┌──

int u2mkd_up_plan(const int32_t *idx8 , int64_t n, int32_t H, int32_t W, int32_t h, int32_t w, float rh, float rw,
                  int32_t *idx_out , float *w_out , u2mkd_stream_t s);
int u2mkd_upbn_stats(const float *x, int32_t n_img, int32_t c, int32_t h, int32_t w, const float *a, const float *b,
                     const float *ay, const float *ax, int32_t rows_per_chunk, float *partial, u2mkd_stream_t s);
int u2mkd_upbn_dense_grad(const float *x, int32_t n_img, int32_t c, int32_t h, int32_t w, const float *a, const float *b,
                          const float *ay, const float *ax, const float *c0 , const float *c1 ,
                          int32_t rows_per_chunk, float *dx, u2mkd_stream_t s);

int u2mkd_up_bilinear_forward(const float *x, const float *skip , int64_t planes, int32_t h, int32_t w, int32_t H,
                              int32_t W, float rh, float rw, float *y, u2mkd_stream_t s);
int u2mkd_up_bilinear_backward(const float *g, int64_t planes, int32_t h, int32_t w, int32_t H, int32_t W, const int32_t *taps_y,
                               const float *wy, const int32_t *taps_x, const float *wx, int32_t tiled, float *dx, u2mkd_stream_t s);

int u2mkd_maxpool3s2_forward(const float *x, int64_t planes, int32_t h, int32_t w, float *y, uint8_t *code, u2mkd_stream_t s);
int u2mkd_maxpool3s2_backward(const float *dy, const uint8_t *code, int64_t planes, int32_t h, int32_t w, float *dx,
                              u2mkd_stream_t s);

int u2mkd_transpose_batched(const float *in, float *out, int32_t batch, int32_t rows, int32_t cols, u2mkd_stream_t s);
int u2mkd_transpose_batched_scaled(const float *in, float *out, int32_t batch, int32_t rows, int32_t cols, float scale,
                                   u2mkd_stream_t s);

int u2mkd_l2c_combine_forward(const float *g0, const float *g1, const float *g2, const float *g3, int32_t n_grids, int32_t n_img,
                              int32_t h, int32_t w, int32_t c, int32_t ch1, int32_t cw1, int32_t ch2, int32_t cw2, int32_t ch3,
                              int32_t cw3, float *out_rows, u2mkd_stream_t s);
int u2mkd_l2c_combine_backward(const float *g_rows, int32_t n_img, int32_t h, int32_t w, int32_t c, int32_t ch, int32_t cw,
                               float *d_grid, u2mkd_stream_t s);
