# DanieleTeni/Online-Non-Linear-Centroidal-MPC-with-stability-Guarantees-for-Robust-Locomotion-of-Legged-Robots-

Measured on AMD Instinct MI355X. Metric: centroidal-MPC solves/sec, N=20 horizon, higher is better.
Workload: dtype f64

## Files before the change

### __graft_entry__.py

```python
import os
import sys

ROOT = os.path.dirname(os.path.abspath(__file__))
if ROOT not in sys.path:
    sys.path.insert(0, ROOT)


def build():
    import build as _b
    _b.build_hip()
    _b.build_oracle()
    _b.build_emu()
    _b.build_emu_gain()
    _b.build_emu_consts()
    _b.build_device_unit()
    _b.build_tools()
    import ctypes
    import torch
    import cmpc_amd
    from cmpc_amd import capi
    lib = ctypes.CDLL(capi.LIB_PATH)
    for sym in capi.SYMBOLS:
        getattr(lib, sym)


def smoke():
    import numpy as np
    import torch
    import cmpc_amd
    from cmpc_amd import workloads as wl
    from cmpc_amd.solver import BatchedCentroidalMPC
    from oracle import oracle_lib as ol

    assert torch.cuda.is_available(), "smoke() needs a GPU"
    spec, rec = wl.make_workload("perturbed", B=8, N=10, scale=0.25)
    solver = BatchedCentroidalMPC(spec, device="cuda:0")
    out, status, iters, kkt = solver.solve(torch.from_numpy(rec).to("cuda:0"))
# ... 18 lines not shown
```

### build.py

```python
import os
import subprocess
import sys

ROOT = os.path.dirname(os.path.abspath(__file__))
PKG = os.path.join(ROOT, "online-non-linear-centroidal-mpc-with-stability-guarantees-for-robust-locomotion-of-legged-robots-_amd")


def _newer(target, sources):
    if not os.path.exists(target):
        return True
    t = os.path.getmtime(target)
    return any(os.path.getmtime(s) > t for s in sources)


def build_hip(force=False, verbose=False):
    src = os.path.join(PKG, "csrc", "cmpc_hip.hip")
    wbc = os.path.join(PKG, "csrc", "wbc_qp.hip")
    deps = [src, wbc, os.path.join(PKG, "csrc", "cmpc_kernel.hpp"), os.path.join(PKG, "csrc", "cmpc_lds_asm.hpp"), os.path.join(PKG, "csrc", "cmpc_wave.hpp"), os.path.join(PKG, "csrc", "cmpc_order_fit.h"),
            os.path.join(ROOT, "include", "cmpc.h"), os.path.join(ROOT, "include", "cmpc_wbc.h")]
    out = os.path.join(PKG, "libcmpc_amd.so")
    if force or _newer(out, deps):
        cmd = ["hipcc", "--offload-arch=gfx950", "-O3", "-std=c++17", "-fPIC", "-shared", "-o", out, src, wbc]
        if verbose:
            cmd.insert(1, "-Rpass-analysis=kernel-resource-usage")
# ... 44 lines not shown

def build_emu_gain(force=False):
    src = os.path.join(ROOT, "tests", "emu", "cmpc_emu_gain.cpp")
    out = os.path.join(ROOT, "tests", "emu", "libcmpc_emu_gain.so")
    deps = [src, os.path.join(ROOT, "tests", "emu", "cmpc_emu.cpp"), os.path.join(PKG, "csrc", "cmpc_kernel.hpp"),
            os.path.join(PKG, "csrc", "cmpc_lds_asm.hpp"), os.path.join(PKG, "csrc", "cmpc_wave.hpp"),
            os.path.join(ROOT, "include", "cmpc.h")]
    if force or _newer(out, deps):
        subprocess.check_call(["g++", "-O2", "-std=c++17", "-mfma", "-ffp-contract=off", "-fPIC", "-shared", "-pthread", "-o", out, src])
    return out


def build_emu_consts(force=False):
    src = os.path.join(ROOT, "tests", "emu", "cmpc_emu_consts.cpp")
    out = os.path.join(ROOT, "tests", "emu", "libcmpc_emu_consts.so")
    deps = [src, os.path.join(ROOT, "tests", "emu", "cmpc_emu.cpp"), os.path.join(PKG, "csrc", "cmpc_kernel.hpp"),
            os.path.join(PKG, "csrc", "cmpc_lds_asm.hpp"), os.path.join(PKG, "csrc", "cmpc_wave.hpp"),
            os.path.join(ROOT, "include", "cmpc.h")]
    if force or _newer(out, deps):
        subprocess.check_call(["g++", "-O2", "-std=c++17", "-mfma", "-ffp-contract=off", "-fPIC", "-shared", "-pthread", "-o", out, src])
    return out


def build_device_unit(force=False):
    src = os.path.join(ROOT, "tests", "gpu_unit", "cmpc_device_unit.hip")
    out = os.path.join(ROOT, "tests", "gpu_unit", "libcmpc_device_unit.so")
    deps = [src, os.path.join(PKG, "csrc", "cmpc_kernel.hpp"), os.path.join(PKG, "csrc", "cmpc_lds_asm.hpp"), os.path.join(PKG, "csrc", "cmpc_wave.hpp")]
    if force or _newer(out, deps):
        subprocess.check_call(["hipcc", "--offload-arch=gfx950", "-O3", "-std=c++17", "-fPIC", "-shared", "-o", out, src])
    return out


def build_tools(force=False):
    outs = []
    for name in ("hbm_calib", "lds_b128_repro"):
        src = os.path.join(ROOT, "tools", "ubench", name + ".hip")
        out = os.path.join(ROOT, "tools", "ubench", name)
        if force or _newer(out, [src]):
            r = subprocess.run(["hipcc", "--offload-arch=gfx950", "-O3", "-o", out, src], capture_output=True, text=True)
            if r.returncode != 0:
                print(f"build_tools: {name} failed to compile (profiling scripts that need it will not run)\n{r.stderr}",
                      file=sys.stderr)
                continue
        outs.append(out)
    return outs


if __name__ == "__main__":
    force = "--force" in sys.argv
    print(build_hip(force, verbose="-v" in sys.argv))
    print(build_oracle(force))
    print(build_emu(force))
    print(build_emu_gain(force))
    print(build_emu_consts(force))
    print(build_device_unit(force))
    print(build_tools(force))
```

### online-non-linear-centroidal-mpc-with-stability-guarantees-for-robust-locomotion-of-legged-robots-_amd/csrc/cmpc_hip.hip

```cpp
#include <hip/hip_runtime.h>
#include <stdio.h>
#include <stdlib.h>
#include <string.h>
#include <string>

#include "cmpc_kernel.hpp"
#include "cmpc_order_fit.h"

#ifndef CMPC_WAVES_PER_SIMD
#define CMPC_WAVES_PER_SIMD 2
#endif

namespace {

constexpr int ORDER_BUCKETS = 64;
constexpr int ORDER_COUNTERS = 3 + 2 * ORDER_BUCKETS;

__device__ __forceinline__ int cmpc_order_bucket(const double *__restrict__ r, int N, double omega, double cz_max) {
  double gl = r[24 + 17], gr = r[24 + 18];
  const double gl0 = gl, gr0 = gr;
  int first = N, nsw = 0;
  double gain = 0.0;
  for (int k = 1; k <= N; ++k) {
    const double l = (k < N) ? r[24 + 19 * k + 17] : r[22], q = (k < N) ? r[24 + 19 * k + 18] : r[23];
// ... 391 lines not shown
  h->grid = h->num_cu * resident_per_cu(spec->nv);
  if (spec->nv == 4) {
    h->pair_per_cu = pairs_per_cu();
#ifdef CMPC_DEV_KNOBS
    if (const char *e = getenv("CMPC_PAIR_PER_CU")) { if (atoi(e) == 2 && h->pair_per_cu > 2) h->pair_per_cu = 2; }
#endif
    h->pair_grid = h->num_cu * h->pair_per_cu;
    h->pair_max_batch = (h->pair_per_cu >= 3 ? 14 : 8) * h->num_cu;
    if (spec->kernel == CMPC_KERNEL_SINGLE) h->pair_max_batch = 0;
    if (spec->kernel == CMPC_KERNEL_PAIR) h->pair_max_batch = 1 << 30;
#ifdef CMPC_DEV_KNOBS
    if (const char *e = getenv("CMPC_PAIR")) h->pair_max_batch = (atoi(e) == 0) ? 0 : 1 << 30;
#endif
  }
  h->slabs = slab_count(spec, h->num_cu);
#ifdef CMPC_DEV_KNOBS
  if (const char *e = getenv("CMPC_WG_PER_CU")) {
    const int n = atoi(e);
    if (n >= 1 && n < resident_per_cu(spec->nv)) h->grid = h->num_cu * n;
  }
#endif
  h->slab_doubles = slab_doubles(spec);
#ifdef CMPC_PROFILE
  if (hipMalloc(&h->prof, 28 * sizeof(long long)) == hipSuccess) (void)hipMemset(h->prof, 0, 28 * sizeof(long long));
#endif
  if (hipMalloc(&h->scratch, (size_t)h->slabs * h->slab_doubles * sizeof(double)) != hipSuccess ||
      hipMalloc(&h->ticket, ORDER_COUNTERS * sizeof(int)) != hipSuccess || hipEventCreate(&h->ev0) != hipSuccess ||
      hipEventCreate(&h->ev1) != hipSuccess) {
    cmpc_destroy(h);
    return fail(nullptr, "cmpc_create: device allocation failed");
  }
  *out = h;
  return 0;
}

int cmpc_destroy(cmpc_handle *h) {
  if (!h) return 0;
  DeviceGuard guard(h->device);
  if (h->scratch) (void)hipFree(h->scratch);
  if (h->ticket) (void)hipFree(h->ticket);
  if (h->order) (void)hipFree(h->order);
  if (h->gbuf) (void)hipFree(h->gbuf);
  if (h->ev0) (void)hipEventDestroy(h->ev0);
  if (h->ev1) (void)hipEventDestroy(h->ev1);
  delete h;
  return 0;
}
// ... 204 lines not shown
  const int blocks = B < 256 * 32 ? B : 256 * 32;
  hipLaunchKernelGGL(cmpc_build_records_kernel, dim3((unsigned)blocks), dim3(256), 0, (hipStream_t)stream, tb->T, N, rate,
                     B, nrec, t, state, tb->com_tab, tb->pose_l, tb->pose_r, tb->gl, tb->gr, tb->cur_l, tb->cur_r,
                     plan_pos, tb->n_steps, tb->slot_l, tb->slot_r, records);
  if (hipGetLastError() != hipSuccess) return fail(nullptr, "cmpc_build_records: launch failed");
  return 0;
}

const char *cmpc_last_kernel_name(cmpc_handle *h) { return h ? h->last_kernel : ""; }
const char *cmpc_last_error(cmpc_handle *h) { return h ? h->err.c_str() : g_err.c_str(); }
const char *cmpc_version(void) { return "cmpc_amd 0.5 (gfx950)"; }

#ifdef CMPC_DEV_KNOBS
int cmpc_debug_slab(cmpc_handle *h, double **ptr, size_t *doubles) {
  if (!h || !ptr || !doubles) return 1;
  *ptr = h->scratch; *doubles = h->slab_doubles;
  return 0;
}
#endif

#ifdef CMPC_PROFILE
int cmpc_profile_read(cmpc_handle *h, long long *out8) {
  if (!h || !h->prof) return 1;
  if (hipMemcpy(out8, h->prof, 28 * sizeof(long long), hipMemcpyDeviceToHost) != hipSuccess) return 1;
  (void)hipMemset(h->prof, 0, 28 * sizeof(long long));
  return 0;
}
#endif

}
```

### online-non-linear-centroidal-mpc-with-stability-guarantees-for-robust-locomotion-of-legged-robots-_amd/csrc/cmpc_kernel.hpp

```cpp
#pragma once
#include "../../include/cmpc.h"
#include <math.h>
#include <utility>
#ifdef CMPC_HOST_EMU
#include <cstdio>
#include <cstdlib>
#endif

#ifndef CMPC_HOST_EMU
#include <hip/hip_runtime.h>
#define CMPC_DEV __device__ __forceinline__
#define CMPC_LANE ((int)threadIdx.x)
#define CMPC_SYNC() asm volatile("s_waitcnt lgkmcnt(0)" ::: "memory")
#define CMPC_SYNC_GLOBAL() __syncthreads()
#define CMPC_SYNC_WG() asm volatile("s_waitcnt lgkmcnt(0)\n\ts_barrier" ::: "memory")
#define CMPC_WAVE_ID() ((int)__builtin_amdgcn_readfirstlane((int)threadIdx.x >> 6))
static __device__ __forceinline__ double cmpc_bcast(double v, int src) {
  union { double d; int i[2]; } u; u.d = v;
  u.i[0] = __builtin_amdgcn_readlane(u.i[0], src);
  u.i[1] = __builtin_amdgcn_readlane(u.i[1], src);
  return u.d;
}
#define CMPC_BCAST(v, src) cmpc_bcast((v), (src))
typedef double cmpc_v4d __attribute__((ext_vector_type(4)));
#define CMPC_MFMA_F64(a, b, c) __builtin_amdgcn_mfma_f64_16x16x4f64((a), (b), (c), 0, 0, 0)
#include "cmpc_wave.hpp"
#define CMPC_PAIR_OF(M, v, a, b) cmpc_pair_of<M>((v), (a), (b))
#define CMPC_OPAQUE(x) asm volatile("" : "+v"(x))
#define CMPC_OPAQUE_D(x) asm volatile("" : "+v"(x))
#define CMPC_UNIFORM_INT(x) __builtin_amdgcn_readfirstlane(x)
static __device__ __forceinline__ double cmpc_fresh(double a) { asm volatile("" : "+s"(a)); return a; }
#define CMPC_FRESH_D(x) cmpc_fresh(x)
#ifdef CMPC_FRESH_SPEC
#define SPD(field) cmpc_fresh(CMPC_SPEC_OR_ROW(field))
#else
#define SPD(field) CMPC_SPEC_OR_ROW(field)
#endif
typedef const double __attribute__((address_space(4))) *cmpc_crow_t;
#define CMPC_CROW(p) ((cmpc_crow_t)(p))
static __device__ __forceinline__ cmpc_crow_t cmpc_fresh_row(cmpc_crow_t r) { asm volatile("" : "+s"(r)); return r; }
#define CMPC_ROW_AT(r, i) (cmpc_fresh_row(r)[i])
static __device__ __forceinline__ double cmpc_uniform_d(double v) {
  union { double d; int i[2]; } u; u.d = v;
  int lo, hi;
  asm("s_nop 0\n\tv_readfirstlane_b32 %0, %2\n\tv_readfirstlane_b32 %1, %3\n\ts_nop 1" : "=s"(lo), "=s"(hi) : "v"(u.i[0]), "v"(u.i[1]));
  u.i[0] = lo; u.i[1] = hi;
  return u.d;
}
#ifdef CMPC_NO_UNIFORM_D
#define CMPC_UNIFORM_D(x) (x)
#else
#define CMPC_UNIFORM_D(x) cmpc_uniform_d(x)
#endif
#define CMPC_SCHED_FENCE() __builtin_amdgcn_sched_barrier(0)
#define CMPC_RELANE(x) do { (x) = (int)__builtin_amdgcn_mbcnt_hi(~0u, __builtin_amdgcn_mbcnt_lo(~0u, 0u)) + lane_base; } while (0)
#define CMPC_SYNC_WAVE(w) CMPC_SYNC()
#define CMPC_FENCE_WAVE(w) asm volatile("s_waitcnt vmcnt(0) lgkmcnt(0)" ::: "memory")
#endif
#ifdef CMPC_HOST_EMU
// ... 1 lines not shown
#define CMPC_FENCE_WAVE(w) emu_barrier_wait(&emu_wave_barrier[(w)])
#define CMPC_SYNC_WG() emu_barrier_wait(&emu_barrier)
#endif
#ifndef CMPC_RELANE
#define CMPC_RELANE(x) do { } while (0)
#define SPD(field) CMPC_SPEC_OR_ROW(field)
typedef const double *cmpc_crow_t;
#define CMPC_CROW(p) ((cmpc_crow_t)(p))
#define CMPC_ROW_AT(r, i) ((r)[i])
#define CMPC_FRESH_D(x) (x)
#define CMPC_UNIFORM_D(x) (x)
#endif
#define CMPC_CIDX(field) ((int)((__builtin_offsetof(cmpc_spec, field) - __builtin_offsetof(cmpc_spec, delta)) / sizeof(double)))
#define CMPC_SPEC_OR_ROW(field) (CONSTS ? CMPC_ROW_AT(crow, CMPC_CIDX(field)) : sp.field)
static_assert(CMPC_CIDX(relax) == CMPC_NCONST - 1 && CMPC_CIDX(box[2]) == 13 && __builtin_offsetof(cmpc_spec, tol) == __builtin_offsetof(cmpc_spec, relax) + sizeof(double),
              "the row of per-instance constants is the block of cmpc_spec from delta to relax");
#define CMPC_FMA(x, y, z) __builtin_fma((x), (y), (z))
#ifndef CMPC_OPAQUE_D
#define CMPC_OPAQUE_D(x) do { } while (0)
#endif
#ifndef CMPC_UNIFORM_INT
#define CMPC_UNIFORM_INT(x) (x)
#endif

#if defined(CMPC_PROFILE) && !defined(CMPC_HOST_EMU)
#define CMPC_TICK(slot) do { long long now_ = clock64(); tprof[slot] += now_ - tlast; tlast = now_; } while (0)
#define CMPC_TICK_RESET() do { tlast = clock64(); } while (0)
#else
#define CMPC_TICK(slot) do { } while (0)
#define CMPC_TICK_RESET() do { } while (0)
#endif

namespace cmpc {

struct KArgs {
  cmpc_spec sp;
  int B;
  const double *recs;
  const double *warm;
  const double *state_in;
  double *state_out;
  double *out;
  int32_t *status;
  int32_t *iters;
  double *kkt;
  double *scratch;
  size_t scratch_stride;
  long long *prof;
  double tol_acc, tol_tenth;
};

enum { R_LYAP = 0, R_CZ = 1, R_HWC = 2, R_BOX = 3, R_FRIC = 15 };

constexpr double ACC_FACTOR = 100.0;
// ... 154 lines not shown
  static_assert(3 * S::NF <= S::NZ, "r_j fits");
  static constexpr int LDS_DOUBLES = oEND + (oEND & 1);
};

template <int NV, int NW = 1, bool PIPE = false> struct Dims : LdsMap<NV, NW, PIPE> {
  using S = Sizes<NV, NW>;
  using Lm = LdsMap<NV, NW, PIPE>;
  static constexpr int WS = S::WS, NF = S::NF, NU = S::NU, NXA = S::NXA, NZ = S::NZ, NI = S::NI, NTRI = S::NTRI, NH = S::NH,
                       PS = S::PS, LS = S::LS, NPT = S::NPT;
  static constexpr bool COMPACT = (NV == 4 && NW == 1);
  static constexpr int gM = 0;
  static constexpr bool W_MERGE = (NZ <= WS);
  static constexpr int gAL = ((NTRI + 7) / 8) * 8;
  static constexpr int gGH = gAL + NZ;
  static constexpr int GHS = WS * NH;
  static constexpr int gB = gGH + 3 * GHS;
  static constexpr int gPB = gB + NXA;
  static constexpr int gPV = gPB + NXA;
  static constexpr int gL = gPV + NXA;
  static constexpr int gG = gL + NU;
  static constexpr int gL1 = gG + NI;
  static constexpr int gPV1 = gL1 + NU;
  static constexpr int STAGE = ((gPV1 + NXA + 7) / 8) * 8;
  static constexpr int state_lam(int N) { return CMPC_NSOL(N, NV); }
  static constexpr int state_s(int N) { return state_lam(N) + (N + 1) * NXA; }
  static constexpr int state_z(int N) { return state_s(N) + (N + 1) * NI; }
  static constexpr int state_mu(int N) { return state_z(N) + (N + 1) * NI; }
  static constexpr int state_fl(int N) { return state_mu(N) + 8; }
  static_assert(state_fl(20) + 2 * 21 == CMPC_NSTATE(20, NV), "layout of include/cmpc.h");
  static size_t scratch_doubles(int N) {
    size_t n = (size_t)(N + 1) * STAGE;
    n += (size_t)(N + 1) * NXA * 4;
    n += (size_t)(N + 1) * NU * 3;
    n += (size_t)(N + 1) * NI * 4;
    return (n + 7) / 8 * 8;
  }
};

#ifndef CMPC_NO_DEVICE_CODE

CMPC_DEV int tri(int i) { return i * (i + 1) / 2; }

typedef double cmpc_v2d __attribute__((vector_size(16)));
struct GArr {
  double *p;
  CMPC_DEV double &operator[](unsigned i) const { return *(double *)((char *)p + (size_t)(i * 8u)); }
  CMPC_DEV cmpc_v2d &pair(unsigned i) const { return *(cmpc_v2d *)((char *)p + (size_t)(i * 16u)); }
};

CMPC_DEV bool consts_row_ok(cmpc_crow_t row) {
  bool ok = true;
  for (int i = 0; i < CMPC_NCONST; ++i) {
    const double v = row[i];
    const bool positive = i == CMPC_CIDX(delta) || i == CMPC_CIDX(g) || (i >= CMPC_CIDX(cz_max) && i <= CMPC_CIDX(foot_width));
    const bool gain = i == CMPC_CIDX(k1) || i == CMPC_CIDX(k2);
    ok = ok && v < INFINITY && v > -INFINITY && (positive ? v > 0.0 : (gain || v >= 0.0));
  }
  return ok;
}
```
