+          v += __shfl_xor(v, 1, 64);
+          v += __shfl_xor(v, 2, 64);
+          v += __shfl_xor(v, 12, 64);
+          v += __shfl_xor(v, 20, 64);
+          if ((lane & 27) == 0 && u < ncell) atomicAdd(gw + kx, v);
+        }
+      }
     }
   } else if (a.gW && !(dbg & 2)) {
     constexpr int JOBS = C * KK, T = JOBS >= 256 ? 1 : 256 / JOBS;
@@ -672,13 +691,13 @@
       const int job = j / T, part = j - job * T;
       const int c = job / KK, tap = job - c * KK, ky = tap / K, kx = tap - ky * K;
       const float* dd = sDD + c * ODR * ODW;
-      const float* in = sIn + c * NP;
+      const float* in = sIn + c * nrow * PIN;
       float acc = 0.f;
       for (int r = 0; r < nrow; ++r) {
         const int t = iy0 + r + PAD - ky * DIL;
         if (S == 2 && (t & 1)) continue;
         const float* ddr = dd + ((t >> SH) - oyA) * ODW + PO;
-        const float* inr = in + r * W;
+        const float* inr = in + r * PIN;
         for (int ix = part * S + ((S == 2) ? ((PAD - kx * DIL) & 1) : 0); ix < W; ix += T * S)
           acc += inr[ix] * ddr[(ix + PAD - kx * DIL) >> SH];
       }
@@ -688,9 +707,9 @@
   KSTAMP(4);
   __syncthreads();
   if (PREBN && a.red && tid < 2 * C)
-    atomicAdd(a.red + rep_slot() * 2 * a.C + (tid < C ? c0 + tid : a.C + c0 + tid - C), (double)sRed[tid]);
+    atomicAdd(a.red + (bx % kRep) * 2 * a.C + (tid < C ? c0 + tid : a.C + c0 + tid - C), (double)sRed[tid]);
   if (a.gW)
-    for (int i = tid; i < C * KK; i += 256) atomicAdd(a.gW + (size_t)rep_slot() * a.gstride + c0 * KK + i, sGW[i]);
+    for (int i = tid; i < C * KK; i += 256) atomicAdd(a.gW + (size_t)(bx % kRep) * a.gstride + c0 * KK + i, sGW[i]);
   KSTAMP(5);
 }
 
@@ -701,17 +720,19 @@
 }
 
 #define DWB_CASE(KK, DD, SS, PB) \
-  case dw_bwd_variant(KK, DD, SS, PB): dw_bwd_plane_body<KK, DD, SS, PB, C>(a, blockIdx.x, a.nbands, 0); break;
+  case dw_bwd_variant(KK, DD, SS, PB): dw_bwd_plane_body<KK, DD, SS, PB, C>(a, bx, a.nbands, 0); break;
 template <int C>
 __global__ void __launch_bounds__(256) dw_bwd_plane_multi_kernel(DwBwdBatch bt) {
-  const DwBwdArgs a = bt.e[blockIdx.y];
-  if ((int)blockIdx.x < a.nblk) {
-    switch (a.variant) {
-      DWB_CASE(3, 1, 1, true) DWB_CASE(5, 1, 1, true)
-      DWB_CASE(3, 1, 1, false) DWB_CASE(3, 1, 2, false) DWB_CASE(5, 1, 1, false) DWB_CASE(5, 1, 2, false)
-      DWB_CASE(3, 2, 1, false) DWB_CASE(3, 2, 2, false) DWB_CASE(5, 2, 1, false) DWB_CASE(5, 2, 2, false)
-      default: break;
-    }
+  int ei = 0;
+  for (int i = 1; i < bt.n; ++i)
+    if ((int)blockIdx.x >= bt.e[i].blk0) ei = i;
+  const DwBwdArgs a = bt.e[ei];
+  const int bx = blockIdx.x - a.blk0;
+  switch (a.variant) {
+    DWB_CASE(3, 1, 1, true) DWB_CASE(5, 1, 1, true)
+    DWB_CASE(3, 1, 1, false) DWB_CASE(3, 1, 2, false) DWB_CASE(5, 1, 1, false) DWB_CASE(5, 1, 2, false)
+    DWB_CASE(3, 2, 1, false) DWB_CASE(3, 2, 2, false) DWB_CASE(5, 2, 1, false) DWB_CASE(5, 2, 2, false)
+    default: break;
   }
   if (bt.tail.ctr) fold_tail(bt.tail);
 }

└──

▶ **Your objective**
Out of the material above, gather each line where "slabs" appears.

▶ **Solved problem**
  h->slabs = slab_count(spec, h->num_cu);
  if (hipMalloc(&h->scratch, (size_t)h->slabs * h->slab_doubles * sizeof(double)) != hipSuccess ||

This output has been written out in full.